Oh, and it took her about 30 mins to eat 1 lb of grain, and she left about 1/4 cup behind. Never had a goat eat her grain sooo slowly! :shocked:


----------



## GTAllen (Jul 22, 2012)

Are you showing her as breed stock or market? What is the fat % in the feed? For breed show does, I like Essential Show Doe 16-6 which is 6% fat or Showrite Doeslicous which is 4%. Mulitple feedings help or free choice if they aren't prone to overeating.

High protien, low fat, wether feeds are designed for a wether who is excercising to build lean muscle mass.

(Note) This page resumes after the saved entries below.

# SilvioWeging/kASA

Measured on AMD Instinct MI355X. Metric: reads/s in identify (10M x 150bp vs k=12 index), higher is better.
Workload: dtype u64

## Files before the change

### kasa_amd/csrc/kasa_hip.hip

```cpp
#include <hip/hip_runtime.h>
#include <chrono>
#include <cstdlib>
#include <cstring>
#include <rocprim/device/device_radix_sort.hpp>
#include <rocprim/device/device_segmented_radix_sort.hpp>
#include <rocprim/iterator/transform_iterator.hpp>
#include <rocprim/device/device_scan.hpp>
#include <rocprim/functional.hpp>
#include <rocprim/iterator/counting_iterator.hpp>

#include <algorithm>
#include <cstdarg>
#include <cstdint>
#include <cstdio>
#include <cstring>
#include <map>
#include <mutex>
#include <new>
#include <string>
#include <thread>
#include <type_traits>
#include <vector>

#include <dlfcn.h>
// ... 1531 lines not shown
        if (p >= nQ) continue;
        const Key q = qv[it];
        uint32_t lo;
        Key eLo = 0, ePrev = 0;
        bool hasLo, hasPrev;
        if (staged) {
            const uint32_t a = pos[it];
            lo = ilo + a;
            hasLo = a < span; hasPrev = a > 0;
            if (hasLo) eLo = sIdx[a];
            if (hasPrev) ePrev = sIdx[a - 1];
            if (!hasPrev && lo > 0) { ePrev = idxKmer[lo - 1]; hasPrev = true; }
            if (!hasLo && lo < nIdx) { eLo = idxKmer[lo]; hasLo = true; }
        } else {
            lo = lower_bound_global<Key>(idxKmer, table, tb, q);
            hasLo = lo < nIdx; hasPrev = lo > 0;
            if (hasLo) eLo = idxKmer[lo];
            if (hasPrev) ePrev = idxKmer[lo - 1];
        }
        const Key xa = hasLo ? (q ^ eLo) : ~(Key)0;
        const Key xb = hasPrev ? (q ^ ePrev) : ~(Key)0;
        const int la = lcp_of_xor<Key>(xa);
        int L = lcp_of_xor<Key>(xa < xb ? xa : xb);
        const uint32_t r = (la == L) ? lo : lo - 1;
        int d = 0;
        if (L >= RANGE_LETTERS) {
            d = L > kHigh ? kHigh : L;
            const Key x = q ^ HAT_ALL;
            const Key z = ~(((x & LOW4_ALL) + LOW4_ALL) | x) & BIT4_ALL & hatLetters;
            if (z) {
                const int khat = KLETTERS - ((int)(8 * sizeof(Key)) - 5 - clz_key(z)) / 5;
                if (khat <= d) d = khat - 1;
            }
            if (d < kLow) d = 0;
        }
        outD[it] = (uint32_t)d;
        outRep[it] = r;
        const Key prevQ = it ? qv[it - 1] : qBefore;
        const int ql = (p == 0) ? 0 : lcp_letters<Key>(prevQ, q);
        uint32_t m = allLv;
        if (ql >= RANGE_LETTERS) m = (d > ql) ? ((((2u << (d - ql - 1)) - 1u) << (kHigh - d)) & allLv) : 0u;
        special[it] = m;
    }
    const uint32_t anySpecial = special[0] | special[1] | special[2] | special[3];
    for (int lv = 0; lv < nK; ++lv) {
        const bool has = (anySpecial >> lv) & 1u;
        const unsigned long long mk = __ballot(has);
        if (has && (mk & ((1ull << (tid & 63)) - 1ull)) == 0ull) {
            const uint32_t it = ((special[0] >> lv) & 1u) ? 0u : ((special[1] >> lv) & 1u) ? 1u : ((special[2] >> lv) & 1u) ? 2u : 3u;
            atomicMin(&sFirst[lv], p0 + it);
        }
    }
    if (fullTile) {
        *reinterpret_cast<uint4 *>(rep + p0) = make_uint4(outRep[0], outRep[1], outRep[2], outRep[3]);
        *reinterpret_cast<uchar4 *>(depth + p0) = make_uchar4((uint8_t)outD[0], (uint8_t)outD[1], (uint8_t)outD[2], (uint8_t)outD[3]);
    } else {
#pragma unroll
        for (int it = 0; it < ITEMS; ++it)
            if (p0 + it < nQ) { rep[p0 + it] = outRep[it]; depth[p0 + it] = (uint8_t)outD[it]; }
    }
    __syncthreads();
    if (tid < nK) tileFirst[(size_t)tid * nTiles + blockIdx.x] = sFirst[tid];
}

__device__ __forceinline__ void suffix_min_1024(uint32_t *sh, uint32_t v, uint32_t &excl, uint32_t &all)
{
    sh[threadIdx.x] = v;
    __syncthreads();
    for (int off = 1; off < 1024; off <<= 1) {
        const uint32_t o = (threadIdx.x >= (unsigned)off) ? sh[threadIdx.x - off] : NOPOS;
        __syncthreads();
        if (o < sh[threadIdx.x]) sh[threadIdx.x] = o;
        __syncthreads();
    }
    excl = (threadIdx.x == 0) ? NOPOS : sh[threadIdx.x - 1];
    all = sh[1023];
    __syncthreads();
}

__global__ __launch_bounds__(1024) void tile_suffix_local_kernel(const uint32_t *__restrict__ tileFirst, uint32_t *__restrict__ tileNext,
                                                                 uint32_t *__restrict__ chunkMin, uint32_t nTiles, uint32_t nChunks)
{
    __shared__ uint32_t sh[1024];
    const uint32_t lv = blockIdx.y, chunk = blockIdx.x;
    const uint64_t end = std::min<uint64_t>((uint64_t)(chunk + 1) * 1024u, nTiles);
    const int64_t t = (int64_t)end - 1 - threadIdx.x;
    const bool in = t >= (int64_t)chunk * 1024;
    uint32_t excl, all;
    suffix_min_1024(sh, in ? tileFirst[(size_t)lv * nTiles + t] : NOPOS, excl, all);
    if (in) tileNext[(size_t)lv * nTiles + t] = excl;
    if (threadIdx.x == 0) chunkMin[(size_t)lv * nChunks + chunk] = all;
}

__global__ __launch_bounds__(1024) void tile_suffix_kernel(const uint32_t *__restrict__ in0, uint32_t *__restrict__ out0,
                                                           uint32_t n, uint32_t last)
{
    __shared__ uint32_t sh[1024];
    const int lv = blockIdx.x;
    const uint32_t *in = in0 + (size_t)lv * n;
    uint32_t *out = out0 + (size_t)lv * n;
    uint32_t carry = last;
    for (int64_t hiT = (int64_t)n; hiT > 0; hiT -= 1024) {
        const int64_t t = hiT - 1 - threadIdx.x;
        uint32_t excl, all;
        suffix_min_1024(sh, (t >= 0) ? in[t] : NOPOS, excl, all);
        if (t >= 0) out[t] = excl < carry ? excl : carry;
        if (all < carry) carry = all;
    }
}

__global__ void tile_suffix_apply_kernel(uint32_t *__restrict__ tileNext, const uint32_t *__restrict__ chunkNext, uint32_t nTiles, uint32_t nChunks)
{
    const uint32_t t = blockIdx.x * blockDim.x + threadIdx.x, lv = blockIdx.y;
    if (t >= nTiles) return;
    const size_t at = (size_t)lv * nTiles + t;
    if (tileNext[at] == NOPOS) tileNext[at] = chunkNext[(size_t)lv * nChunks + (t >> 10)];
}

static int tile_suffix(kasa_ctx *c, uint32_t nTiles)
{
    if (nTiles == 0) return KASA_OK;
    const uint32_t nChunks = (nTiles + 1023u) / 1024u;
    int rc = c->tileChunks.reserve((size_t)2 * c->nK * nChunks * 4 + 64);
    if (rc) return rc;
    uint32_t *chunkMin = c->tileChunks.as<uint32_t>(), *chunkNext = chunkMin + (size_t)c->nK * nChunks;
    tile_suffix_local_kernel<<<dim3(nChunks, (unsigned)c->nK), 1024, 0, c->stream>>>(c->tileFirst.as<uint32_t>(), c->tileNext.as<uint32_t>(), chunkMin, nTiles, nChunks);
    tile_suffix_kernel<<<c->nK, 1024, 0, c->stream>>>(chunkMin, chunkNext, nChunks, (uint32_t)c->nQ);
    tile_suffix_apply_kernel<<<dim3(blocks_for(nTiles, 256), (unsigned)c->nK), 256, 0, c->stream>>>(c->tileNext.as<uint32_t>(), chunkNext, nTiles, nChunks);
    HIPCHK(hipGetLastError());
    return KASA_OK;
}

template <class Key>
__global__ void unique_flag_kernel(const Key *__restrict__ kmer, const uint32_t *__restrict__ read, uint32_t n, uint32_t *__restrict__ flag)
{
    const uint32_t i = blockIdx.x * blockDim.x + threadIdx.x;
    if (i < n) flag[i] = (i == 0 || kmer[i] != kmer[i - 1] || read[i] != read[i - 1]) ? 1u : 0u;
}

__global__ void read_count_kernel(const uint32_t *__restrict__ read, uint32_t n, uint64_t *__restrict__ cnt)
{
    const uint32_t i = blockIdx.x * blockDim.x + threadIdx.x;
    if (i < n) atomicAdd((unsigned long long *)&cnt[read[i]], 1ull);
}

template <class Key>
__global__ void unique_scatter_kernel(const Key *__restrict__ kmer, const uint32_t *__restrict__ read, uint32_t n,
                                      const uint32_t *__restrict__ slot, Key *__restrict__ outKmer, uint32_t *__restrict__ outRead)
{
    const uint32_t i = blockIdx.x * blockDim.x + threadIdx.x;
    if (i >= n) return;
    const uint32_t sl = slot[i];
    if (i == 0 || sl != slot[i - 1]) { outKmer[sl - 1] = kmer[i]; outRead[sl - 1] = read[i]; }
}

__global__ void slot_to_read_kernel(const uint32_t *__restrict__ slot, uint32_t n, const uint64_t *__restrict__ kmerOff, uint32_t nReads,
                                    uint32_t *__restrict__ read)
{
    const uint32_t i = blockIdx.x * blockDim.x + threadIdx.x;
    if (i >= n) return;
    const uint64_t s = slot[i];
    uint32_t lo = 0, hi = nReads;
    while (hi - lo > 1) { const uint32_t mid = lo + ((hi - lo) >> 1); if (kmerOff[mid] <= s) lo = mid; else hi = mid; }
    read[i] = lo;
}

template <class Key> static int lookup_part(kasa_ctx *c);

static constexpr unsigned SORT_TOP = 32, SORT_TOP_OLD = 40;
static constexpr uint32_t SORT_BUCKET_LIMIT = 1024;
static constexpr uint32_t SORT_BIG_CAP = 1u << 18;
static constexpr uint32_t SORT_BIG_LONGEST = 1u << 20;
static constexpr uint32_t RANK_TILE = 2048, RANK_HALO = 128;
template <class Key>
__global__ __launch_bounds__(256) void bucket_rank_kernel(const Key *__restrict__ kin, const uint32_t *__restrict__ vin, Key *__restrict__ kout,
                                                          uint32_t *__restrict__ vout, uint32_t n, int shift, uint32_t *__restrict__ big,
                                                          uint32_t *__restrict__ bigHead)
{
    constexpr uint32_t WIN = RANK_TILE + 2 * RANK_HALO;
    static_assert(WIN % 256 == 0, "whole wavefronts stage the window");
    __shared__ Key sK[WIN];
    __shared__ uint64_t sHead[WIN / 64];
    const uint32_t base = blockIdx.x * RANK_TILE;
    const uint32_t lo = base >= RANK_HALO ? base - RANK_HALO : 0u;
    const uint32_t hi = (uint64_t)base + RANK_TILE + RANK_HALO < (uint64_t)n ? base + RANK_TILE + RANK_HALO : n;
    const uint32_t win = hi - lo;
    for (uint32_t x = threadIdx.x; x < WIN; x += 256u) {
        bool head = false;
        if (x < win) {
            const uint32_t q = lo + x;
            const Key k = kin[q];
            head = q == 0u || (uint64_t)(kin[q - 1u] >> shift) != (uint64_t)(k >> shift);
            sK[x] = k;
        }
        const uint64_t m = __ballot(head);
        if ((threadIdx.x & 63u) == 0u) sHead[x >> 6] = m;
    }
    __syncthreads();
    const uint32_t lastWord = (win - 1u) >> 6;
    for (uint32_t e = threadIdx.x; e < RANK_TILE; e += 256u) {
        const uint32_t p = base + e;
        if (p >= n) break;
        const uint32_t i0 = p - lo, bit = i0 & 63u;
        const Key k = sK[i0];
        bool edge = false;
        uint32_t m = i0 >> 6;
        uint64_t w = sHead[m] & (~0ull >> (63u - bit));
        while (w == 0ull && m > 0u) w = sHead[--m];
        uint32_t hs = 0;
        if (w == 0ull) edge = true; else hs = m * 64u + 63u - (uint32_t)__clzll((long long)w);
        m = i0 >> 6;
        w = sHead[m] & ((~0ull << bit) << 1);
        while (w == 0ull && m < lastWord) w = sHead[++m];
        uint32_t he = win;
        if (w == 0ull) edge = edge || (hi < n); else he = m * 64u + (uint32_t)__ffsll((unsigned long long)w) - 1u;
        uint32_t L = i0 - hs, members = he - hs, rank = 0;
        if (!edge && members <= SORT_BUCKET_LIMIT) {
            for (uint32_t j = hs; j < i0; ++j) rank += (sK[j] <= k) ? 1u : 0u;
            for (uint32_t j = i0 + 1u; j < he; ++j) rank += (sK[j] < k) ? 1u : 0u;
        }
        if (edge) {
            const uint64_t top = (uint64_t)(k >> shift);
            uint32_t R = 0;
            rank = 0; L = 0;
            for (uint32_t q = p; q > 0 && L < SORT_BUCKET_LIMIT;) { --q; const Key o = kin[q]; if ((uint64_t)(o >> shift) != top) break; ++L; rank += (o <= k) ? 1u : 0u; }
            for (uint32_t q = p + 1; q < n && R < SORT_BUCKET_LIMIT; ++q) { const Key o = kin[q]; if ((uint64_t)(o >> shift) != top) break; ++R; rank += (o < k) ? 1u : 0u; }
            members = L + R + 1u;
        }
        if (members > SORT_BUCKET_LIMIT) {
            kout[p] = k; vout[p] = vin[p];
            if (L == 0u) { const uint32_t at = atomicAdd(big, 1u); if (at < SORT_BIG_CAP) bigHead[at] = p; }
        } else { const uint32_t at = p - L + rank; kout[at] = k; vout[at] = vin[p]; }
    }
}
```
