#ifdef CIRS_MASS_PROF
static __device__ unsigned long long g_mass_prof[32];
#define CIRS_MSTAMP(K) do { if (blockIdx.x == 0 && blockIdx.y == 0 && threadIdx.x == 0) g_mass_prof[K] = __builtin_amdgcn_s_memtime(); } while (0)
#define CIRS_MSTAMP_IF(COND, K) do { if ((COND) && blockIdx.x == 0 && blockIdx.y == 0 && threadIdx.x == 0) g_mass_prof[K] = __builtin_amdgcn_s_memtime(); } while (0)
#else
#define CIRS_MSTAMP(K) do { } while (0)
#define CIRS_MSTAMP_IF(COND, K) do { } while (0)
#endif
static __global__ __launch_bounds__(512, 1) void actor_mass_kernel(cirs_policy_cfg cfg, const uint4* __restrict__ planes,
                                                                   const float* __restrict__ ba, const float* __restrict__ h2, int n,
                                                                   const int32_t* __restrict__ env_ids,
                                                                   const uint32_t* __restrict__ visited,
                                                                   const uint8_t* __restrict__ skip, float* __restrict__ lmass,
                                                                   int n_pad, int chunks_per_wg, int item_base = 0,
                                                                   int n_items_total = 0, int env_base = 0, float* __restrict__ zstore = nullptr) {
    __shared__ __attribute__((aligned(16))) unsigned char sW[2][kTilesPerChunk][2 * kMassPlaneB];
    __shared__ __attribute__((aligned(16))) float sB[2][kChunkItems];
    __shared__ float sM[4][2][kTileM];
    __shared__ float sS[4][2][kTileM];
    const int tid = threadIdx.x;
    CIRS_MSTAMP(0);
    const int lane = tid & 63, wv = tid >> 6;
    const int hi = lane >> 5, lo = lane & 31;
    const int rt = wv & 3, th = wv >> 2;
    const int row0 = (blockIdx.y * 4 + rt) * kTileM;
    const int I = cfg.n_items;
    const int I_tot = n_items_total > 0 ? n_items_total : I;
    const int vis_words = (I_tot + 31) / 32;
    const int n_chunks = n_chunks_of(I);
    const int c_begin = blockIdx.x * chunks_per_wg;
    const int c_end = min(n_chunks, c_begin + chunks_per_wg);
    const int dst_r = (tid >> 8) * kMassPlaneB + ((tid & 255) >> 3) * kMassRowB + (tid & 7) * 16;
    uint4 ga, gb4, gc, gd;
    float gb = 0.f;
    static_assert(kTilesPerChunk == 4, "the chunk staging names its four tiles");
#define CIRS_ISSUE(CHUNK)                                                                                  \
    do {                                                                                                   \
        const uint4* src_ = planes + (size_t)(CHUNK) * kTilesPerChunk * kMassTileU4 + tid;                 \
        ga = src_[0]; gb4 = src_[kMassTileU4]; gc = src_[2 * kMassTileU4]; gd = src_[3 * kMassTileU4];     \
        gb = ba[min((CHUNK) * kChunkItems + (tid & (kChunkItems - 1)), I - 1)];    \
    } while (0)
#define CIRS_COMMIT(BUF)                                                                                   \
    do {                                                                                                   \
        *reinterpret_cast<uint4*>(sW[BUF][0] + dst_r) = ga; *reinterpret_cast<uint4*>(sW[BUF][1] + dst_r) = gb4; \
        *reinterpret_cast<uint4*>(sW[BUF][2] + dst_r) = gc; *reinterpret_cast<uint4*>(sW[BUF][3] + dst_r) = gd;  \
        if (tid < kChunkItems) sB[BUF][tid] = gb_chunk * kChunkItems + tid < I ? kMassScZ * gb : 0.f;       \
    } while (0)
    int gb_chunk = min(c_begin, n_chunks - 1);
    CIRS_ISSUE(gb_chunk);
    const int jr = row0 + lo;
    const bool active = row0 < n_pad && jr < n && !(skip && skip[jr]);
    const bool wave_live = __ballot(active) != 0ull;
    const int e = active ? (env_ids ? env_ids[jr] : env_base + jr) : 0;
    Planes2 hz[4];
    {
        __shared__ __attribute__((aligned(16))) float sH[4][kTileM * kLdsStride];
        typedef float mass_v4 __attribute__((ext_vector_type(4)));
        if (th == 0 && wave_live) {
            mass_v4* st4 = reinterpret_cast<mass_v4*>(sH[rt]);
            mass_v4 t8[8];
#pragma unroll
            for (int q = 0; q < 8; ++q) {
                const int r = row0 + 4 * q + (lane >> 4);
                t8[q] = r < n ? *reinterpret_cast<const mass_v4*>(h2 + (size_t)r * kH + (lane & 15) * 4) : mass_v4{0.f, 0.f, 0.f, 0.f};
            }
#pragma unroll
            for (int q = 0; q < 8; ++q) st4[(4 * q + (lane >> 4)) * (kLdsStride / 4) + (lane & 15)] = t8[q];
        }
        __shared__ int s_any;
        if (tid == 0) s_any = 0;
        __syncthreads();
        if (wave_live && lane == 0) s_any = 1;
        __syncthreads();
        CIRS_MSTAMP(1);
        if (s_any == 0) {
            if (th == 0 && row0 < n_pad && hi == 0)
                for (int c = c_begin; c < c_end; ++c) lmass[(size_t)c * n_pad + jr] = -INFINITY;
            return;
// ... 85 lines not shown
#pragma unroll
            for (int q = 0; q < 32; ++q) sl += ex[q];
            float L = -INFINITY;
            const float so = __shfl_xor(sl, 32, CIRS_WAVE);
            if (M > -INFINITY) {
                const float S = hi == 0 ? sl + so : so + sl;
                L = M + mass_log(S);
            }
            if (row0 < n_pad && hi == 0) lmass[(size_t)c * n_pad + jr] = active ? L : -INFINITY;
        }
        CIRS_MSTAMP_IF(stamp_it, 13);
        asm volatile("" ::: "memory");
        if (more) {
            CIRS_COMMIT(buf ^ 1);
            __syncthreads();
        }
        CIRS_MSTAMP_IF(stamp_it, 14);
    }
    CIRS_MSTAMP(16);
#undef CIRS_ISSUE
#undef CIRS_COMMIT
}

You will have trouble getting a breed animal in show condition on them.


----------



## Pats_Perfect_Boer_Goats (Oct 24, 2013)

I've learned great patience waiting for my goats to eat their grain too. :lol: :wink: :smile: :grin:

If you are to exercise her, run her. I forgot the science behind it, but running builds bulkier muscles while walking builds leaner, flatter muscles. Distance you run depend mainly on age and size. I walk my kids when they are still getting their sea legs. :mrgreen: When they finally get really good at standing up I run them about 1/2 mile daily (1/4 mile morning and 1/4 mile night). Also, increase their feed. When you're running them they are burning calories from their exercise as well as their usual growth. :wink: These are just my suggestions. :mrgreen:  :mrgreen: :wink: :smile: Good luck! :grin:


----------



## Scottyhorse (Feb 11, 2013)

GTAllen said:


> Are you showing her as breed stock or market? What is the fat % in the feed? For breed show does, I like Essential Show Doe 16-6 which is 6% fat or Showrite Doeslicous which is 4%. Mulitple feedings help or free choice if they aren't prone to overeating.
> 
> High protien, low fat, wether feeds are designed for a wether who is excercising to build lean muscle mass. You will have trouble getting a breed animal in show condition on them.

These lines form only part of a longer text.